# Type of oil



## Tflorek (Apr 21, 2019)

New here have a question about motor oil. I have a numbers matching 70 gto. Motor was rebuilt bored .30 over has edelbrock carb, intake. What should I be running in it for motor oil. Some say 15w40, 5w40, 10w30 what is everyone running. Thanks


----------



## bigD (Jul 21, 2016)

It definitely depends on who you ask. 

I have a mild 455 with 6x-8 heads & a 2802 Summit cam. I use Rotella T4 15w-40, because it supposedly has about a 1200 count of ZDDP. It's a bracket car. So, when I take it to the track this summer I'll add a bottle of STP oil treatment. Will make the hot oil a little thicker, and will also add a little ZDDP. 

Some recommend thinner oil, with a high amount of ZDDP additive already in it.

Some insist on synthetic oil.

https://www.google.com/search?q=zdd...7j35i39j0l4.5873j0j7&sourceid=chrome&ie=UTF-8

https://www.google.com/search?q=bes...j69i57j0l4.12399j0j9&sourceid=chrome&ie=UTF-8


----------



## GTO44 (Apr 11, 2016)

I also recommend a ZDDP additive if it has a flat tappet cam. I always use the Comp zddp additive for any of my customer cars when we do a flat tappet cam install. 
https://www.summitracing.com/parts/CCA-159 .
For oil, 40weight or a 50weight unless you’ve a recent rebuild with tighter bearing tolerances. The type of oil is less relevant when your using an additive like above...


----------



## Tflorek (Apr 21, 2019)

The rebuild is a few years old sorry should have said that. So shell 5w40 synthetic should be good then and still add ZDDP additive to ?


----------



## GTO44 (Apr 11, 2016)

Tflorek said:


> The rebuild is a few years old sorry should have said that. So shell 5w40 synthetic should be good then and still add ZDDP additive to ?
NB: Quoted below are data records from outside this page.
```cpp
__global__ __launch_bounds__(64) void k_reproj_error(DevProblem P, const double *cam_rt, const double *intr,
                                                    const double *board_rt, double *view_err, double *view_sq)
{
    const int view = blockIdx.x, lane = threadIdx.x;
    const int cam = P.view_cam[view], board = P.view_board[view];
    double Rb[9], Rc[9], dummy[27], I[9];
    rotation_and_derivatives(board_rt + 6 * board, Rb, dummy);
    rotation_and_derivatives(cam_rt + 6 * cam, Rc, dummy);
    for (int i = 0; i < 9; ++i) I[i] = intr[9 * cam + i];
    const double *tb = board_rt + 6 * board + 3, *tc = cam_rt + 6 * cam + 3;
    double e = 0.0, sq = 0.0;
    for (int j = lane; j < P.view_count[view]; j += 64) {
        const double x = P.board_xy[2 * j], y = P.board_xy[2 * j + 1];
        double q[3], Pc[3];
        for (int i = 0; i < 3; ++i) q[i] = Rb[3 * i] * x + Rb[3 * i + 1] * y + tb[i];
        for (int i = 0; i < 3; ++i) Pc[i] = Rc[3 * i] * q[0] + Rc[3 * i + 1] * q[1] + Rc[3 * i + 2] * q[2] + tc[i];
        double u, v;
        project_point(I, Pc[0], Pc[1], Pc[2], u, v);
        const double du = P.obs_u[P.view_obs[view] + j] - u, dv = P.obs_v[P.view_obs[view] + j] - v;
        e += sqrt(du * du + dv * dv); sq += du * du + dv * dv;
    }
    for (int s = 32; s > 0; s >>= 1) { e += __shfl_xor(e, s); sq += __shfl_xor(sq, s); }
    if (lane == 0) { view_err[view] = e; view_sq[view] = sq; }
}

__global__ void k_project(const double *intr, const double *pts, int n, double *uv)
{
    const int i = blockIdx.x * blockDim.x + threadIdx.x;
    if (i >= n) return;
    double I[9];
    for (int k = 0; k < 9; ++k) I[k] = intr[k];
    project_point(I, pts[3 * i], pts[3 * i + 1], pts[3 * i + 2], uv[2 * i], uv[2 * i + 1]);
}

__global__ void k_unproject(const double *intr, const double *uv, int n, double *rays)
{
    const int i = blockIdx.x * blockDim.x + threadIdx.x;
    if (i >= n) return;
    double I[9], r[3];
    for (int k = 0; k < 9; ++k) I[k] = intr[k];
    unproject_pixel(I, uv[2 * i], uv[2 * i + 1], r);
    rays[3 * i] = r[0]; rays[3 * i + 1] = r[1]; rays[3 * i + 2] = r[2];
}

}
```

Baseline: 8718.

## Split view-record construction across waves and precompute board constants once per board

```diff
diff --git a/tscm_calib_amd/csrc/tscm_kernels.h b/tscm_calib_amd/csrc/tscm_kernels.h
--- a/tscm_calib_amd/csrc/tscm_kernels.h
+++ b/tscm_calib_amd/csrc/tscm_kernels.h
@@ -1,5 +1,6 @@
 #pragma once
 
+#include <type_traits>
 #include "tscm_math.h"
 #include "tscm_fastmath.h"
 #include "tscm_nd_plan.h"
@@ -1891,10 +1892,30 @@
     static constexpr int kPasses = 4;
     static constexpr int kRoundSlots = kPasses * kPassSlots;
     static constexpr int kLdsA = kRoundSlots * 6, kLdsB = kBoards * kFac, kLdsC = kBsTile * (kVFloatOff + 1);
-    static constexpr int kLds = kLdsC > kLdsB ? (kLdsC > kLdsA ? kLdsC : kLdsA) : (kLdsB > kLdsA ? kLdsB : kLdsA);
+    static constexpr int kLdsABC = kLdsC > kLdsB ? (kLdsC > kLdsA ? kLdsC : kLdsA) : (kLdsB > kLdsA ? kLdsB : kLdsA);
+    static constexpr int kBcPitch = kBoardConst + 1, kLdsBc = kBoards * kBcPitch;
+    static constexpr int kLds = kLdsABC + kLdsBc;
+    static constexpr int kWaves = NTH / 64;
+    static constexpr int kBcWave = kWaves >= 3 ? 2 : 0, kPoseWave = kWaves - 1;
     static_assert(kBoards * kFac == 7 * NTH, "the factor records are 7 doubles per thread");
     static_assert(kBoards <= 64 && 64 + kMaxCam <= NTH, "lane roles of phase B: the boards in wave 0, the cameras from wave 1 on");
+    static_assert(kBcWave != 1 && kPoseWave != kBcWave, "the board constants are formed next to the camera rotations (wave 1) and the pose stores");
 };
+template <int NW> struct BsRoles;
+template <> struct BsRoles<4> { static constexpr int kLo[5] = { 0, 9, 15, 21, kVConst }; };
+template <> struct BsRoles<2> { static constexpr int kLo[3] = { 0, 15, kVConst }; };
+template <int NW> constexpr bool bs_roles_cover()
+{
+    int seen[kVConst] = {};
+    for (int w = 0; w < NW; ++w) {
+        const int lo = BsRoles<NW>::kLo[w], hi = BsRoles<NW>::kLo[w + 1];
+        if (lo % 3 || hi % 3 || (lo > 0 && lo < 9)) return false;
+        for (int k = lo; k < hi; ++k) { if (k < 0 || k >= kVConst) return false; ++seen[k]; }
+    }
+    for (int k = 0; k < kVConst; ++k) if (seen[k] != 1) return false;
+    return true;
+}
+static_assert(bs_roles_cover<4>() && bs_roles_cover<2>(), "every output 0 .. 26 of a view record belongs to exactly one wave");
 
 template <int NTH, bool WAIT>
 __device__ __forceinline__ void backsub_body(const DevProblem &P, const DevState &S, int with_floats, const int blk, const int nblk, const int epoch, const int t_need)
@@ -1914,6 +1935,8 @@
     double (*s_qv)[6] = reinterpret_cast<double (*)[6]>(dyn);
     double *s_fac = dyn;
     double *st_all = dyn;
+    double *s_bc = dyn + BsGeom<NTH>::kLdsABC;
+    constexpr int kBcPitch = BsGeom<NTH>::kBcPitch, kWaves = BsGeom<NTH>::kWaves;
     __shared__ double s_q[kBsBoards][6], s_new[kBsBoards][6];
     __shared__ double s_yh[16 * kMaxCam];
     double (*s_rc)[12] = reinterpret_cast<double (*)[12]>(s_yh);
@@ -1921,10 +1944,15 @@
     __shared__ double sm[16];
     __shared__ int s_view[kBsTile];
     const int t = threadIdx.x;
+    const int wv = __builtin_amdgcn_readfirstlane(t >> 6), ln = t & 63;
     PHASE_STAMP(ts0);
     const int my_q0 = t < nbl ? P.bv_ptr[b0 + t] : 0, my_q1 = t < nbl ? P.bv_ptr[b0 + t + 1] : 0;
-    const int c_slot = min(s0 + t, max(s1 - 1, 0));
-    const int c_view = s1 > s0 ? P.slot_view[c_slot] : 0, c_board = s1 > s0 ? P.slot_board[c_slot] : 0, c_cam = s1 > s0 ? P.slot_cam[c_slot] : 0;
+    int c_view = 0, c_board = 0, c_cam = 0, n_view = 0, n_board = 0, n_cam = 0;
+    auto request_tile = [&](int base, int &view, int &board, int &cam) {
+        const int slot = min(base + ln, s1 - 1);
+        view = P.slot_view[slot]; board = P.slot_board[slot]; cam = P.slot_cam[slot];
+    };
+    if (s1 > s0) { request_tile(s0, c_view, c_board, c_cam); request_tile(s0 + kBsTile, n_view, n_board, n_cam); }
     double xb[6], sbv[6];
 #pragma unroll
     for (int k = 0; k < 6; ++k) { xb[k] = t < nbl ? S.board_rt[cur][6 * (b0 + t) + k] : 0.0; sbv[k] = t < nbl ? S.s_b[6 * (b0 + t) + k] : 1.0; }
@@ -2006,10 +2034,9 @@
     PHASE_STAMP(ts1);
     double mb = 0.0, ss = 0.0;
     if (t < nbl) {
-        const int b = b0 + t;
         if (my_q1 == my_q0 || fail) {
 #pragma unroll
-            for (int k = 0; k < 6; ++k) { S.board_rt[cur ^ 1][6 * b + k] = xb[k]; s_new[t][k] = xb[k]; }
+            for (int k = 0; k < 6; ++k) s_new[t][k] = xb[k];
         } else {
             const double *f = s_fac + kFac * t;
             double tt[6], y[6], pz[6];
@@ -2035,7 +2062,6 @@
                 const double xn = x + (-(sbv[k] * y[k]));
                 const double d = x - xn;
                 ss += d * d;
-                S.board_rt[cur ^ 1][6 * b + k] = xn;
                 s_new[t][k] = xn;
             }
         }
@@ -2051,31 +2077,55 @@
         for (int k = 0; k < 3; ++k) s_rc[m][9 + k] = crt6[3 + k];
 
     }
+    __syncthreads();
+    if (wv == BsGeom<NTH>::kBcWave && ln < nbl) {
+        double rt[6], bc[kBoardConst];
+#pragma unroll
+        for (int k = 0; k < 6; ++k) rt[k] = s_new[ln][k];
+        board_constants(rt, bc);
+#pragma unroll
+        for (int k = 0; k < kBoardConst; ++k) s_bc[kBcPitch * ln + k] = bc[k];
+    }
+    if (wv == BsGeom<NTH>::kPoseWave) {
+        for (int i = ln; i < 6 * nbl; i += 64) S.board_rt[cur ^ 1][6 * b0 + i] = (&s_new[0][0])[i];
+    }
     {
         double red[2] = { mb, ss }, mdummy = 0.0;
         block_reduce256<2>(red, mdummy, sm);
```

How many miles on the rebuild?


----------



## RMTZ67 (Mar 12, 2011)

GTO44 said:


> How many miles on the rebuild?


 Thats the real question. I have a five year old rebuild on a Z28 I own but only 2000 miles. Not sure what's to early for synthetic.


----------



## geeteeohguy (Feb 2, 2008)

Been running Rotella 15/40 for years and years, but it's hot where I am. 10/30 diesel spec oil would be fine as well, or any of the high ZDDP and expensive boutique oils like Brad Penn in 10/30 or 15/40.


----------



## Tflorek (Apr 21, 2019)

Ok finally narrowed it down that there is about 700 miles on the rebuild. So what additives and oil still 5w40??


----------



## GTO44 (Apr 11, 2016)

Tflorek said:


> Ok finally narrowed it down that there is about 700 miles on the rebuild. So what additives and oil still 5w40??


Non synthetic for sure. Motor needs 2-3k miles on it before before switching over. 5w-40 will work. The viscosity is more about what type of climate/weather you’re in. VR1 racing oil is great and already has the additives. If not get what ever type of oil and add the ZDDP additive.


----------



## Tflorek (Apr 21, 2019)

Found out that Lucas makes a 10w30 oil for classic cars with high zinc properties. Thanks for the help!


----------



## PontiacJim (Dec 29, 2012)

Tflorek said:


> Found out that Lucas makes a 10w30 oil for classic cars with high zinc properties. Thanks for the help!


Lucas is a good brand. Did not know they offered a 10w-30 oil. I use their transmission gear oil and have tried their additives.


----------



## Tflorek (Apr 21, 2019)

Yup Napa had to order it in for me. They never heard of it either but got it now. While I was down there changing the filter got a little hole in the header. Not sure which way to go on this now... would I be able to a Ram air head on ?


----------